> AVAILABLE DATA
╔══

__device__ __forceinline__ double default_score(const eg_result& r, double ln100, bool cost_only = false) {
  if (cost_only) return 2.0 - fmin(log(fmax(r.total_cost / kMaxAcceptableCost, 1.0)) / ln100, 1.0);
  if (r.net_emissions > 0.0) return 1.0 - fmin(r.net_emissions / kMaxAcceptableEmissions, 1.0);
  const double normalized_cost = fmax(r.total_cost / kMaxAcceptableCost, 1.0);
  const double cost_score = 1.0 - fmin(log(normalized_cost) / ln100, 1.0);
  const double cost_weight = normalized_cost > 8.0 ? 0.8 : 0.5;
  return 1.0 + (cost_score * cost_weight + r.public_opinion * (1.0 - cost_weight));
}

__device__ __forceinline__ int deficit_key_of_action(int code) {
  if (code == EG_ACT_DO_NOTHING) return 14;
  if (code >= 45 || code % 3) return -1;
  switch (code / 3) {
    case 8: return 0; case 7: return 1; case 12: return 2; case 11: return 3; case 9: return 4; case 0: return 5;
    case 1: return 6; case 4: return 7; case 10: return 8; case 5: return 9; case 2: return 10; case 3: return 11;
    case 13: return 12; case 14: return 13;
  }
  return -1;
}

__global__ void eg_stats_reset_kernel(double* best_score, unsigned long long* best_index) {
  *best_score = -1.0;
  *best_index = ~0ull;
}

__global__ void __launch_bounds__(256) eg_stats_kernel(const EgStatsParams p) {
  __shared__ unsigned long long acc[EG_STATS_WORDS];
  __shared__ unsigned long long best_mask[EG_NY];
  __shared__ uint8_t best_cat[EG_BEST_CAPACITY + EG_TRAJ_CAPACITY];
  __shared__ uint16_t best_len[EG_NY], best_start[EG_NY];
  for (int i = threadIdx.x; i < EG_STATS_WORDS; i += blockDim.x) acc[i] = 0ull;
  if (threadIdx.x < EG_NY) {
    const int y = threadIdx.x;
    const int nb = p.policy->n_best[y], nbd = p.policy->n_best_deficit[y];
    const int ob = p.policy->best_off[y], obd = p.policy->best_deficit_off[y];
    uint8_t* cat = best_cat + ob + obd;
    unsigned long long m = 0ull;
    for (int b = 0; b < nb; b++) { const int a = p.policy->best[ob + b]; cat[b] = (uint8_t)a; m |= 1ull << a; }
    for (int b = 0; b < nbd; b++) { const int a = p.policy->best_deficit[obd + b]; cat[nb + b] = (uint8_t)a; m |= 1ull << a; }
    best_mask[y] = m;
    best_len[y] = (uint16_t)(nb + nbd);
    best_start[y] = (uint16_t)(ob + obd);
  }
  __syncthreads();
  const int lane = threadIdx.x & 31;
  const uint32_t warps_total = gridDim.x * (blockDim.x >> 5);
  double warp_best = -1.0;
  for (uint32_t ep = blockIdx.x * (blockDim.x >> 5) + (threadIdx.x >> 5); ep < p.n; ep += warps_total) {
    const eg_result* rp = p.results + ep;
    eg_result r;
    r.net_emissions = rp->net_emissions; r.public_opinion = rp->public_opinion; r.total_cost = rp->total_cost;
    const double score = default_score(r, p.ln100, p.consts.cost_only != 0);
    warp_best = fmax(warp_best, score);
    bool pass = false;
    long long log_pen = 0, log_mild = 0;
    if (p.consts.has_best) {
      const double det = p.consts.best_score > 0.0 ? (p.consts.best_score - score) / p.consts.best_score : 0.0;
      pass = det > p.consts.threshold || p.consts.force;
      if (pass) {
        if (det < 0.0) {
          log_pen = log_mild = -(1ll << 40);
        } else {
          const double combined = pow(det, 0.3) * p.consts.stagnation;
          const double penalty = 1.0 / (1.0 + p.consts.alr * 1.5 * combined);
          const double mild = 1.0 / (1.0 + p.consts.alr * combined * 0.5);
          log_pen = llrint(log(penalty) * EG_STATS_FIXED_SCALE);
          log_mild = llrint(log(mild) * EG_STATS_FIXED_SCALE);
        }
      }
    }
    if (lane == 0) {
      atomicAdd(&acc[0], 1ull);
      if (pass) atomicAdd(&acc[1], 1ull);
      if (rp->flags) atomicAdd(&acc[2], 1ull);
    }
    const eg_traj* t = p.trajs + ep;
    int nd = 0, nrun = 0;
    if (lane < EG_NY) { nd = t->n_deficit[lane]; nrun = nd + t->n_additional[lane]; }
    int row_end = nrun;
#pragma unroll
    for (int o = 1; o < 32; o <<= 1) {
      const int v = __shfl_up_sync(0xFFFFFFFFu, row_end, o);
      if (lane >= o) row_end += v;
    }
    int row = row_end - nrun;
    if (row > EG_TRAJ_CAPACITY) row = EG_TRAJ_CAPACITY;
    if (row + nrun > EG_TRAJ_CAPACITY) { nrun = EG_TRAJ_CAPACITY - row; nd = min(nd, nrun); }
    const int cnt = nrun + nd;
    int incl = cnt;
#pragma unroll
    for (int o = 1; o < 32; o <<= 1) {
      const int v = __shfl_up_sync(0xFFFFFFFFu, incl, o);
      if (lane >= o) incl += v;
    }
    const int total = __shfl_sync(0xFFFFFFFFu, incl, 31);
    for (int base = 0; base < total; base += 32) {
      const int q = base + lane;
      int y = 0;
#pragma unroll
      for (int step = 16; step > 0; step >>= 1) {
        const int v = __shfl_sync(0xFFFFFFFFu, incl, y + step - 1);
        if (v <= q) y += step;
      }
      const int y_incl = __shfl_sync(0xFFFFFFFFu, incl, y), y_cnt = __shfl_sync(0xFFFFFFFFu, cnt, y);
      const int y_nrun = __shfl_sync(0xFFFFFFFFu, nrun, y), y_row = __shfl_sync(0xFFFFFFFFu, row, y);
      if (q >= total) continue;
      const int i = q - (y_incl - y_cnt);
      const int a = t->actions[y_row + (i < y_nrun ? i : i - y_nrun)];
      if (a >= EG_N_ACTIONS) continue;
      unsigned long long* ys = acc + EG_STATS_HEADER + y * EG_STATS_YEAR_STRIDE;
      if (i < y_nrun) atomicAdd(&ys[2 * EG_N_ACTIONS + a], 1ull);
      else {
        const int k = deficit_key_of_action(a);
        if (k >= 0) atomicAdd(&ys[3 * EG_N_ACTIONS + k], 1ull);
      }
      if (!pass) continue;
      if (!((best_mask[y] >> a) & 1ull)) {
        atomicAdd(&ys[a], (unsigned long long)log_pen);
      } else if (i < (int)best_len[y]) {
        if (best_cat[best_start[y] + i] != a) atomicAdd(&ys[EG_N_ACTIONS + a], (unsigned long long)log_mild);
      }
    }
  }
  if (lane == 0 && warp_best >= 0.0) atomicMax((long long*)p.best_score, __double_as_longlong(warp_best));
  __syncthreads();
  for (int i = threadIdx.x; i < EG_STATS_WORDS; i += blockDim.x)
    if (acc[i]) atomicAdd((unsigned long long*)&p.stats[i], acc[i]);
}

╚══
╔══

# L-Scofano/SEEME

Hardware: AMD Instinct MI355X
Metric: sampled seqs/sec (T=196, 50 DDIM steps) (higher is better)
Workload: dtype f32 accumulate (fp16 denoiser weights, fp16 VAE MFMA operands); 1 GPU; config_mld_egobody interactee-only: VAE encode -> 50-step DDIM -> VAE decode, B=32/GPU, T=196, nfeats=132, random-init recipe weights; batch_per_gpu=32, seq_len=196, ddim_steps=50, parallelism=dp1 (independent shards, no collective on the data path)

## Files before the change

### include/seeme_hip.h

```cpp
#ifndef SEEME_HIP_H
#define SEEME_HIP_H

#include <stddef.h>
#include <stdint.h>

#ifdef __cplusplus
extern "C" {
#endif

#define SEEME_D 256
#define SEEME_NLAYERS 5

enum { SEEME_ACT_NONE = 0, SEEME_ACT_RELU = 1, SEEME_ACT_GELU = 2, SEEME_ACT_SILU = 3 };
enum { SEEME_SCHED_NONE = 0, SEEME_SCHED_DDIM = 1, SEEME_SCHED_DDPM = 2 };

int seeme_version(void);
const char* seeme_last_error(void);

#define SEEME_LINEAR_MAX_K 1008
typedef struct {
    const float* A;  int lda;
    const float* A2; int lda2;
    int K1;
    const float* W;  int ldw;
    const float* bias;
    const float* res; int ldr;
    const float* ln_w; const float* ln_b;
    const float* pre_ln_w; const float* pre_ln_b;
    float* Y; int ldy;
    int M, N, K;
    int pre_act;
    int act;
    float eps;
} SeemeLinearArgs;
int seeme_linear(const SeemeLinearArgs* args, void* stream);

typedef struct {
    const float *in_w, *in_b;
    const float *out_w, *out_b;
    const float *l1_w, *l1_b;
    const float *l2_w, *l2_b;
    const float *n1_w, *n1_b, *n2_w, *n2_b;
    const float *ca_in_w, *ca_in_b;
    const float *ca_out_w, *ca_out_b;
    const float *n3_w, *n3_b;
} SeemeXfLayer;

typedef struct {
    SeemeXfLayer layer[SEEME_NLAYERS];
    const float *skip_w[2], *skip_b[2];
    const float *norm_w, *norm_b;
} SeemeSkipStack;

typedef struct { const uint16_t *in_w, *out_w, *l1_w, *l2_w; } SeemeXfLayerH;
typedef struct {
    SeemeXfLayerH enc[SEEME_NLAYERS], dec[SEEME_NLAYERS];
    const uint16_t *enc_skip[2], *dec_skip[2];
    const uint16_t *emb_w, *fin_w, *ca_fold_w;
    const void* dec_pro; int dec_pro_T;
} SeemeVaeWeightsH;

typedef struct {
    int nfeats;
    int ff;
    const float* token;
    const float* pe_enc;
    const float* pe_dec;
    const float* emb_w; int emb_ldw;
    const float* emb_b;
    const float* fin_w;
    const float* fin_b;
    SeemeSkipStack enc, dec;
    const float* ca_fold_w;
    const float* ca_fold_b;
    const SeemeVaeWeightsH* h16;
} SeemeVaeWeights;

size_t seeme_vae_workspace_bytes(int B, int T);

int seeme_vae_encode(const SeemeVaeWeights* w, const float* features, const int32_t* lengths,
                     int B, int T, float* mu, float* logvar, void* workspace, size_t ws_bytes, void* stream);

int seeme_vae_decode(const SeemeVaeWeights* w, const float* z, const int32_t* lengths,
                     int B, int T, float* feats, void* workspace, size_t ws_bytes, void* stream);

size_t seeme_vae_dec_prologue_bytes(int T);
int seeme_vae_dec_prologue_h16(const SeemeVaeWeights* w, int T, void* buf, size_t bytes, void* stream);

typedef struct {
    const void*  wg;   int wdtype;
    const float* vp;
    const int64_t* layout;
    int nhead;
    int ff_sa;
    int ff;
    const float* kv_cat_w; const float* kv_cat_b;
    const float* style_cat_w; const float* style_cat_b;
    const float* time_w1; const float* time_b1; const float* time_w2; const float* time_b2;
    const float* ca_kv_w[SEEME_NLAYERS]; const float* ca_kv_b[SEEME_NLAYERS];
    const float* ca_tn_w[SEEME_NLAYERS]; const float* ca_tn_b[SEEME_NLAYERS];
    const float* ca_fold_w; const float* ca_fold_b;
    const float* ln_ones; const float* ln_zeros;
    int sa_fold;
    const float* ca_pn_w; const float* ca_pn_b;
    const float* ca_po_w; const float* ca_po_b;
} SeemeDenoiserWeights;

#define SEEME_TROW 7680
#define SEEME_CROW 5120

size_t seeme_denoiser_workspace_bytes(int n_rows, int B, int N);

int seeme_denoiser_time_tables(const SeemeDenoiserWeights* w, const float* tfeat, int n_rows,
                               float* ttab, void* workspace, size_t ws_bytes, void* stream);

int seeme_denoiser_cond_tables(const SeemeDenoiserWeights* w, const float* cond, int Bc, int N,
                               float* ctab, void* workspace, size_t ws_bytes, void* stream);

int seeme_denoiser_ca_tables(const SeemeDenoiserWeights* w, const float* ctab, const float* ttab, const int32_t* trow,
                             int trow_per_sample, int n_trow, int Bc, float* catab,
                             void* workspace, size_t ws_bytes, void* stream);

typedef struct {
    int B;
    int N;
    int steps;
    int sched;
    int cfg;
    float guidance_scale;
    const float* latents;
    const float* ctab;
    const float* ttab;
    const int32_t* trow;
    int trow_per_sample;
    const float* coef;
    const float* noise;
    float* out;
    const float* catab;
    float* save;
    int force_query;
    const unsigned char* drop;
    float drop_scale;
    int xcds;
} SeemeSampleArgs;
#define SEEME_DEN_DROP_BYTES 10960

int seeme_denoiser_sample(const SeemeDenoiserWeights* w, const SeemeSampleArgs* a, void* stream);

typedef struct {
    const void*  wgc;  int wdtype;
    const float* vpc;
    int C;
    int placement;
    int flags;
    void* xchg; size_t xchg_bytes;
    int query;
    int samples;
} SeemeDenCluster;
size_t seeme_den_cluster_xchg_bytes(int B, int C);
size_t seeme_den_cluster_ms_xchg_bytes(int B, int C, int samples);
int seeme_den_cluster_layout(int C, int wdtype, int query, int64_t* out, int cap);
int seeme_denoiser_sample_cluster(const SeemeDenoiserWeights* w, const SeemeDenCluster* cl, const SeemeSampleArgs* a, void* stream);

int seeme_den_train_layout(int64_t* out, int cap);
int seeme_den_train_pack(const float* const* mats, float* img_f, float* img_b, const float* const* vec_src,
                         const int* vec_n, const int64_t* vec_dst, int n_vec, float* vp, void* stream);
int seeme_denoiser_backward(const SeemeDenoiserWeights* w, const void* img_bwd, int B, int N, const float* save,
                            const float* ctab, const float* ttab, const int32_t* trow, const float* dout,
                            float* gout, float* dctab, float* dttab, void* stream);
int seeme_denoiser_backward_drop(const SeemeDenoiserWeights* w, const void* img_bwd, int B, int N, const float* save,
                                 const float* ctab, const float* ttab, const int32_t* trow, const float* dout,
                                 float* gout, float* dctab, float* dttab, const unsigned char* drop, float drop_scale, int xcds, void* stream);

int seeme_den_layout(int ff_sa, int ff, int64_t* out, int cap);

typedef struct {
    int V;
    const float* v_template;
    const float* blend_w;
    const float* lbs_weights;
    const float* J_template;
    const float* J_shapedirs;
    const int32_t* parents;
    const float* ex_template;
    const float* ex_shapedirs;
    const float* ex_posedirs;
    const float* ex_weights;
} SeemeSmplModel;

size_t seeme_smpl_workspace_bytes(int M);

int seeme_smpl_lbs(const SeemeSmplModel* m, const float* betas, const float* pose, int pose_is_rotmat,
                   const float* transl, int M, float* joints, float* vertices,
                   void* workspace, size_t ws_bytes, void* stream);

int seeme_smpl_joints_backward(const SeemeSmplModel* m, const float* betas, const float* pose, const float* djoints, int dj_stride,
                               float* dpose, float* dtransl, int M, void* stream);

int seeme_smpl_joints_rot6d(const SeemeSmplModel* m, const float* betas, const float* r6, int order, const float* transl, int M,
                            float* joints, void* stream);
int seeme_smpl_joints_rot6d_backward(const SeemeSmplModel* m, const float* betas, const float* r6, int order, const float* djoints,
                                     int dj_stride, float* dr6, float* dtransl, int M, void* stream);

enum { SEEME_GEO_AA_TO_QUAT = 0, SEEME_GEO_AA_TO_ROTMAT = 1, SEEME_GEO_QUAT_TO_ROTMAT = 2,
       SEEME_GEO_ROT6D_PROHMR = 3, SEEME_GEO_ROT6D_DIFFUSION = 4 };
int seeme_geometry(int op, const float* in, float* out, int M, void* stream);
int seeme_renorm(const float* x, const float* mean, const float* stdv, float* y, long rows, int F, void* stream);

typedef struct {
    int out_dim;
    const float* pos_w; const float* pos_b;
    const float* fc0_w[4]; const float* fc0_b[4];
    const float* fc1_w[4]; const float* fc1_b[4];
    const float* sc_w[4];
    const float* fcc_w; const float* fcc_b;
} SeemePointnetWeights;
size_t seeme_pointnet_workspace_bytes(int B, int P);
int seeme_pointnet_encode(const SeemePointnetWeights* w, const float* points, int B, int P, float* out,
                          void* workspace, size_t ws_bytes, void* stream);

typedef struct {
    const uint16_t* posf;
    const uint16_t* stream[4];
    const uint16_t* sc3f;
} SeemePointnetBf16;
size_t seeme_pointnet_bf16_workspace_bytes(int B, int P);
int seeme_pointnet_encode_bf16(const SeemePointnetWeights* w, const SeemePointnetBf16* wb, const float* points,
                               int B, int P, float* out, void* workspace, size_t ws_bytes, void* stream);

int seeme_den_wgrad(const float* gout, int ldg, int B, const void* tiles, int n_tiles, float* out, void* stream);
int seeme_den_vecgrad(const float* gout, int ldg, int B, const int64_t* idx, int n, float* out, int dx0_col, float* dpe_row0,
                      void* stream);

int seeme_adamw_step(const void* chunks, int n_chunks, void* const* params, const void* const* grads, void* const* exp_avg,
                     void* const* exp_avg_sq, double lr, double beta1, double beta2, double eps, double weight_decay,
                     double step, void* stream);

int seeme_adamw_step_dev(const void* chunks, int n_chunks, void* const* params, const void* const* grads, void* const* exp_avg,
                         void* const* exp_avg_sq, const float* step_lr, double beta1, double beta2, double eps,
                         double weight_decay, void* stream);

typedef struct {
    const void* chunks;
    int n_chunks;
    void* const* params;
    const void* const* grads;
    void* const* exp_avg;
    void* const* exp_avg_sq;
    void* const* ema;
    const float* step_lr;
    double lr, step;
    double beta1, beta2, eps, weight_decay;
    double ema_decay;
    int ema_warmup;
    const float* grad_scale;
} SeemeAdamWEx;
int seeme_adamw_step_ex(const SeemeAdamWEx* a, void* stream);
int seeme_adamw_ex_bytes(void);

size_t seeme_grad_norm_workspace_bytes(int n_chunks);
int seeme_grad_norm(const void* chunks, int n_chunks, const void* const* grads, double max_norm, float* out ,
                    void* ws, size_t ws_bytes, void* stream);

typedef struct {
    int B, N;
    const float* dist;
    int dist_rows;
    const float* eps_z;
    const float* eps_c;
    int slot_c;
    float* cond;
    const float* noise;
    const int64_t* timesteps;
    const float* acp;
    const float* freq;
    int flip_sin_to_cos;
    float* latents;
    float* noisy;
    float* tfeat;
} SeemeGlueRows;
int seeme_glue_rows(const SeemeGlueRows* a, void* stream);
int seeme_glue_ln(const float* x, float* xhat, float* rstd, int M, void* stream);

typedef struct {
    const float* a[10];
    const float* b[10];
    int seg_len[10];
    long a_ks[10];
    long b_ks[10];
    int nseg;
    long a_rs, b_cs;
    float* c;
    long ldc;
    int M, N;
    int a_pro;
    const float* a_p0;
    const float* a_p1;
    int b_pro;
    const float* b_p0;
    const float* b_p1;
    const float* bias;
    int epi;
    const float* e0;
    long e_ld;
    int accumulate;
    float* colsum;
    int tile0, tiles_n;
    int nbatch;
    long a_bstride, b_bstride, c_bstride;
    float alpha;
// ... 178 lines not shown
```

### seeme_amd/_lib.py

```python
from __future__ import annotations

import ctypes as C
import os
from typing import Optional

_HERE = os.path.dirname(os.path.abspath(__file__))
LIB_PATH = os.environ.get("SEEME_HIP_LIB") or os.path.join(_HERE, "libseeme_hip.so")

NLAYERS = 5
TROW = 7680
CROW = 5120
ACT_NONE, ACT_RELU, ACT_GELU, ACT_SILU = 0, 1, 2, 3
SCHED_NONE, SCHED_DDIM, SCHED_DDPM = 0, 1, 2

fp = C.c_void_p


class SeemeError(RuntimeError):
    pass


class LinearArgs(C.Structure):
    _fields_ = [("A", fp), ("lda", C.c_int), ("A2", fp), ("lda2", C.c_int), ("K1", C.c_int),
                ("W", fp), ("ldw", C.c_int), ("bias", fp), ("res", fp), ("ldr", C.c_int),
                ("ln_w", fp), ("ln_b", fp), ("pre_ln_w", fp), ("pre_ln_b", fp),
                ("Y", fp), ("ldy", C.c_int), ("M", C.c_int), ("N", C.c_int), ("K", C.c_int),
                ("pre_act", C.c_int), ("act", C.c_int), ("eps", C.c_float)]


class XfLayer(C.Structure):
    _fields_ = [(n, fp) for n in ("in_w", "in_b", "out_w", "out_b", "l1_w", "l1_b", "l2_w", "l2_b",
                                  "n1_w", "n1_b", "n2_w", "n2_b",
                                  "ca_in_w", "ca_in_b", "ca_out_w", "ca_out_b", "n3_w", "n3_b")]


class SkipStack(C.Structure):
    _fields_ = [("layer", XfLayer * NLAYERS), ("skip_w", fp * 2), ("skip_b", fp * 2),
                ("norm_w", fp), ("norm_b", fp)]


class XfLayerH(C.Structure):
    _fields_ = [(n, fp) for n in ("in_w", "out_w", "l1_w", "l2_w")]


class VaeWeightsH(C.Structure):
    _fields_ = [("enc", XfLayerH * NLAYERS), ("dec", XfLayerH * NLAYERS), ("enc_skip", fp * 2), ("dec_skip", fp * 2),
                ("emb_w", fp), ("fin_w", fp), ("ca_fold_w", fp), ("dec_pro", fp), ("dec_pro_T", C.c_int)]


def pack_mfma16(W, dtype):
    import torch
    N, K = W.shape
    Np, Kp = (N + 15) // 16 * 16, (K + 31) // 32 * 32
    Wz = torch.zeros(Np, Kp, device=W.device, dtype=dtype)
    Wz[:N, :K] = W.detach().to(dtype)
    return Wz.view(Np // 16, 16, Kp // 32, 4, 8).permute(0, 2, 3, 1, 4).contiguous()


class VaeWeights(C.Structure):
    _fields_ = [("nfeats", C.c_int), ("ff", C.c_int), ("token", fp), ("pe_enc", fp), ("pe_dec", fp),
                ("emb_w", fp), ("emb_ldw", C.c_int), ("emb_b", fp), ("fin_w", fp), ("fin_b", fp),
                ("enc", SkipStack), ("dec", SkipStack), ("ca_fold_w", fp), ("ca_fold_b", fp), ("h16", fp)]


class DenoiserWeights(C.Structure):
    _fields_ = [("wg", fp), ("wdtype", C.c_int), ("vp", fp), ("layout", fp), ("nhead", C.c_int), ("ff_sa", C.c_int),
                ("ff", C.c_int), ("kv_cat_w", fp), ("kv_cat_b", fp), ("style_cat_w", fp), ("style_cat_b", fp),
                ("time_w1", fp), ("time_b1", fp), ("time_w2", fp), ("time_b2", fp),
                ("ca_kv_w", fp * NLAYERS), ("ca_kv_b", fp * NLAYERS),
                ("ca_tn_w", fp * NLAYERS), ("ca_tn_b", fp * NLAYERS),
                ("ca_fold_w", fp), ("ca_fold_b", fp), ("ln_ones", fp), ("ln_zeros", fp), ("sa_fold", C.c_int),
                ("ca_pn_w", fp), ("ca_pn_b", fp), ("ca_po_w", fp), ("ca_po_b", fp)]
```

╚══

> EXERCISE BRIEF
Return every line of the preceding records in which the word "SeemeVaeWeightsH" appears.

> OUTPUT OF THE TASK
} SeemeVaeWeightsH;
    const SeemeVaeWeightsH* h16;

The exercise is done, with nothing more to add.